# PaddlePaddle/MetaGym

Measured on AMD Instinct MI355X. Metric: env-steps/sec (whole node) at 2^16 parallel envs; 1/2/4/8-GPU scaling, higher is better.
Workload: dtype f32/f64 mixed (reference choreography)

## Files before the change

metagym_amd/csrc/quadrotor.hip:

```cpp
#include <cstdlib>

#include "mg_common.h"
#include "mg_philox.h"

namespace {

#ifndef MG_QUAD_BLOCK
#define MG_QUAD_BLOCK 256
#endif
constexpr int BLOCK = MG_QUAD_BLOCK;
constexpr int WAVES_PER_BLOCK = BLOCK / mg::WAVE;
constexpr int OBS_DIM = 16;

struct QuadK {
    float phi32, phi_over_ra32, inv_jm32, mm32, prec32, ct0_32, ct1_32;
    float quality32, dt32, zoff32, healthy32, fail_range_sq32;
    float lm[4];
    float pc[12];
    float iinv[9];
    float df[9], dm[9];
    float cog[3];
    double prec, half_dt2, half_dt, ct2, quality, inv_quality;
    double min_v, max_v, fail_velocity, fail_w, healthy, xoff, yoff;
    int quality_recip_exact;
    int times, nt, task;
    int auto_reset;
    float init_v_base[3], init_w_base[3];
    double init_v_noisy, init_w_noisy;
    uint64_t seed, env_id_base;
    const int32_t *map;
    int map_h, map_w;
    const float *vtargets;
    int obs_dim;
};

struct Lane {
    float p[3];
    double v[3];
    double w[3];
    float pw[4];
    float R[9];
    double Rd[9];
    float Ri[9];
    double nv, nw;
    float power;
};


__device__ __forceinline__ double dot_row_f32f64(const float *row, const double *x) {
    return fma((double)row[2], x[2], fma((double)row[0], x[0], (double)row[1] * x[1]));
}

__device__ __forceinline__ void mv_f32f64(const float *M, const double *x, double *y) {
#pragma unroll
    for (int r = 0; r < 3; ++r) y[r] = dot_row_f32f64(&M[3 * r], x);
}

__device__ __forceinline__ void mv_f32(const float *M, const float *x, float *y) {
#pragma unroll
    for (int r = 0; r < 2; ++r) y[r] = (M[3 * r] * x[0] + M[3 * r + 1] * x[1]) + M[3 * r + 2] * x[2];
    y[2] = fmaf(M[8], x[2], fmaf(M[6], x[0], M[7] * x[1]));
}

__device__ __forceinline__ void mm_f32(const float *A, const float *B, float *C) {
#pragma unroll
    for (int r = 0; r < 3; ++r)
#pragma unroll
        for (int c = 0; c < 3; ++c)
            C[3 * r + c] = fmaf(A[3 * r + 2], B[6 + c], fmaf(A[3 * r + 1], B[3 + c], A[3 * r] * B[c]));
}

__device__ __forceinline__ void cross_f32(const float *a, const float *b, float *c) {
    float t0 = a[1] * b[2], t1 = a[2] * b[1];
    float t2 = a[2] * b[0], t3 = a[0] * b[2];
    float t4 = a[0] * b[1], t5 = a[1] * b[0];
    c[0] = t0 - t1;
    c[1] = t2 - t3;
    c[2] = t4 - t5;
}

__device__ __forceinline__ double norm3(const double *x) {
    return sqrt(fma(x[2], x[2], fma(x[1], x[1], x[0] * x[0])));
}
__device__ __forceinline__ float sumsq3(const float *x) {
    const float p0 = x[0] * x[0], p1 = x[1] * x[1], p2 = x[2] * x[2];
    return (float)(((double)p0 + (double)p1) + (double)p2);
}

__device__ __forceinline__ void inv3(const float *Af, float *Ainv, double *A) {
#pragma unroll
    for (int i = 0; i < 9; ++i) A[i] = (double)Af[i];
    const double c00 = fma(A[4], A[8], -(A[5] * A[7]));
    const double c01 = fma(A[5], A[6], -(A[3] * A[8]));
    const double c02 = fma(A[3], A[7], -(A[4] * A[6]));
    const double det = fma(A[2], c02, fma(A[1], c01, A[0] * c00));
    const double r = 1.0 / det;
    Ainv[0] = (float)(c00 * r);
    Ainv[3] = (float)(c01 * r);
    Ainv[6] = (float)(c02 * r);
    Ainv[1] = (float)(fma(A[2], A[7], -(A[1] * A[8])) * r);
    Ainv[4] = (float)(fma(A[0], A[8], -(A[2] * A[6])) * r);
    Ainv[7] = (float)(fma(A[1], A[6], -(A[0] * A[7])) * r);
    Ainv[2] = (float)(fma(A[1], A[5], -(A[2] * A[4])) * r);
    Ainv[5] = (float)(fma(A[2], A[3], -(A[0] * A[5])) * r);
    Ainv[8] = (float)(fma(A[0], A[4], -(A[1] * A[3])) * r);
}

template <bool SIMPLE, bool RECIP = false, bool XF = false>
__device__ __forceinline__ void substep(const QuadK &k, Lane &s, const float *eff32, bool want_power) {
    static_assert(!XF || SIMPLE, "the X frame is a SIMPLE configuration");
    float prop_force_z = 0.0f;
    float prop_torque[3] = {0.0f, 0.0f, 0.0f};
    float me[4], pp[4];

    const double bvz = dot_row_f32f64(&s.Ri[6], s.v);
    double xcz[4];
    if (XF) {
        const double c = (double)k.pc[1];
        const double A = s.w[0] * c, B = s.w[1] * c;
        xcz[0] = A - B;
        xcz[1] = A + B;
        xcz[2] = B - A;
        xcz[3] = (-A) - B;
    }

#pragma unroll
    for (int i = 0; i < 4; ++i) {
        const float e32 = eff32[i];
        float phi_w = k.phi32 * s.pw[i];
        me[i] = k.phi_over_ra32 * (e32 - phi_w);
        if (want_power) pp[i] = fabsf(me[i] / k.phi32 * e32);
        float d_prop_w = k.inv_jm32 * (me[i] - k.mm32);
        float w_m = s.pw[i] + k.prec32 * d_prop_w;
        const float *pc = &k.pc[3 * i];
        double cz = XF ? xcz[i] : s.w[0] * (double)pc[1] - s.w[1] * (double)pc[0];
        double v_1 = bvz + cz * (double)(XF ? k.lm[0] : k.lm[i]);
        float t0 = (k.ct0_32 * w_m) * w_m;
        double t1 = (double)(k.ct1_32 * w_m) * v_1;
        double thrust = (double)t0 + t1;
        if (!SIMPLE) {
            double sign = v_1 > 0 ? 1.0 : -1.0;
            thrust = thrust + ((k.ct2 * v_1) * v_1) * sign;
        }
        s.pw[i] = w_m;
        prop_force_z = (float)((double)prop_force_z + thrust);
        const float T = (float)thrust;
        if (XF) {
            const float Tc = T * k.pc[1];
            prop_torque[0] = (i < 2) ? prop_torque[0] + Tc : prop_torque[0] - Tc;
            prop_torque[1] = (i == 1 || i == 2) ? prop_torque[1] + Tc : prop_torque[1] - Tc;
        } else if (SIMPLE) {
            prop_torque[0] += T * pc[1];
            prop_torque[1] += (-T) * pc[0];
        } else {
            float a[3] = {-0.0f, -0.0f, -T};
            float cr[3];
            cross_f32(a, pc, cr);
            prop_torque[0] += cr[0];
            prop_torque[1] += cr[1];
            prop_torque[2] += cr[2];
        }
    }
    prop_torque[2] += ((-me[0] + me[1]) - me[2]) + me[3];

    float DfRi[9];
    double tmp[3], f_drag[3], t_drag[3];
    if (SIMPLE) {
#pragma unroll
        for (int r = 0; r < 3; ++r)
#pragma unroll
            for (int c = 0; c < 3; ++c) DfRi[3 * r + c] = k.df[4 * r] * s.Ri[3 * r + c];
    } else {
        mm_f32(k.df, s.Ri, DfRi);
    }
    mv_f32f64(DfRi, s.v, tmp);
    const double mnv = -s.nv;
#pragma unroll
    for (int c = 0; c < 3; ++c) f_drag[c] = mnv * tmp[c];
    if (SIMPLE) {
#pragma unroll
        for (int c = 0; c < 3; ++c) tmp[c] = (double)k.dm[4 * c] * s.w[c];
    } else {
        mv_f32f64(k.dm, s.w, tmp);
    }
    const double mnw = -s.nw;
#pragma unroll
    for (int c = 0; c < 3; ++c) t_drag[c] = mnw * tmp[c];

    float f_grav[3];
#pragma unroll
    for (int c = 0; c < 3; ++c) f_grav[c] = (s.Ri[3 * c + 2] * -9.8f) * k.quality32;

    double t_all[3], body_acc[3], acc[3];
    float t_grav_neg[3] = {0.0f, 0.0f, 0.0f};
    if (!SIMPLE) {
        float t_grav[3];
        cross_f32(f_grav, k.cog, t_grav);
#pragma unroll
        for (int c = 0; c < 3; ++c) t_grav_neg[c] = -t_grav[c];
    }
#pragma unroll
    for (int c = 0; c < 3; ++c) {
        const float pf = (c == 2) ? prop_force_z : 0.0f;
        double f_all = (double)(pf + f_grav[c]) + f_drag[c];
        t_all[c] = (double)(SIMPLE ? prop_torque[c] : prop_torque[c] + t_grav_neg[c]) + t_drag[c];
        body_acc[c] = (RECIP || k.quality_recip_exact) ? f_all * k.inv_quality : f_all / k.quality;
    }
#pragma unroll
    for (int r = 0; r < 3; ++r)
        acc[r] = fma(s.Rd[3 * r + 2], body_acc[2], fma(s.Rd[3 * r], body_acc[0], s.Rd[3 * r + 1] * body_acc[1]));
#pragma unroll
    for (int c = 0; c < 3; ++c)
        s.p[c] = (float)((double)s.p[c] + (s.v[c] * k.prec + k.half_dt2 * acc[c]));
#pragma unroll
    for (int c = 0; c < 3; ++c) s.v[c] = s.v[c] + k.prec * acc[c];
    if (want_power) s.power = ((pp[0] + pp[1]) + pp[2]) + pp[3];

    double alpha[3], tw[3];
    if (SIMPLE) {
#pragma unroll
        for (int c = 0; c < 3; ++c) alpha[c] = (double)k.iinv[4 * c] * t_all[c];
    } else {
        mv_f32f64(k.iinv, t_all, alpha);
    }
#pragma unroll
    for (int c = 0; c < 3; ++c) tw[c] = s.w[c] + k.half_dt * alpha[c];
    const float s01 = (float)(-tw[2]), s02 = (float)(tw[1]);
    const float s10 = (float)(tw[2]), s12 = (float)(-tw[0]);
    const float s20 = (float)(-tw[1]), s21 = (float)(tw[0]);
#pragma unroll
    for (int r = 0; r < 3; ++r) {
        const float r0 = s.R[3 * r], r1 = s.R[3 * r + 1], r2 = s.R[3 * r + 2];
        const float rs0 = fmaf(r2, s20, fmaf(r1, s10, r0 * 0.0f));
        const float rs1 = fmaf(r2, s21, fmaf(r1, 0.0f, r0 * s01));
        const float rs2 = fmaf(r2, 0.0f, fmaf(r1, s12, r0 * s02));
        s.R[3 * r] = r0 + k.prec32 * rs0;
        s.R[3 * r + 1] = r1 + k.prec32 * rs1;
        s.R[3 * r + 2] = r2 + k.prec32 * rs2;
    }
#pragma unroll
    for (int c = 0; c < 3; ++c) s.w[c] = s.w[c] + k.prec * alpha[c];
    inv3(s.R, s.Ri, s.Rd);
    s.nv = norm3(s.v);
    s.nw = norm3(s.w);
}

__device__ __forceinline__ int failure_code(const QuadK &k, const Lane &s) {
    const int c3 = (s.nw > k.fail_w) ? 3 : 0;
    const int c2 = (s.nv > k.fail_velocity) ? 2 : c3;
    return (sumsq3(s.p) > k.fail_range_sq32) ? 1 : c2;
}
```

===

Copy from the entries above each line in which the string "thrust" can be found.

→ **SOLUTION FOR THIS PROBLEM**
        double thrust = (double)t0 + t1;
            thrust = thrust + ((k.ct2 * v_1) * v_1) * sign;
        prop_force_z = (float)((double)prop_force_z + thrust);
        const float T = (float)thrust;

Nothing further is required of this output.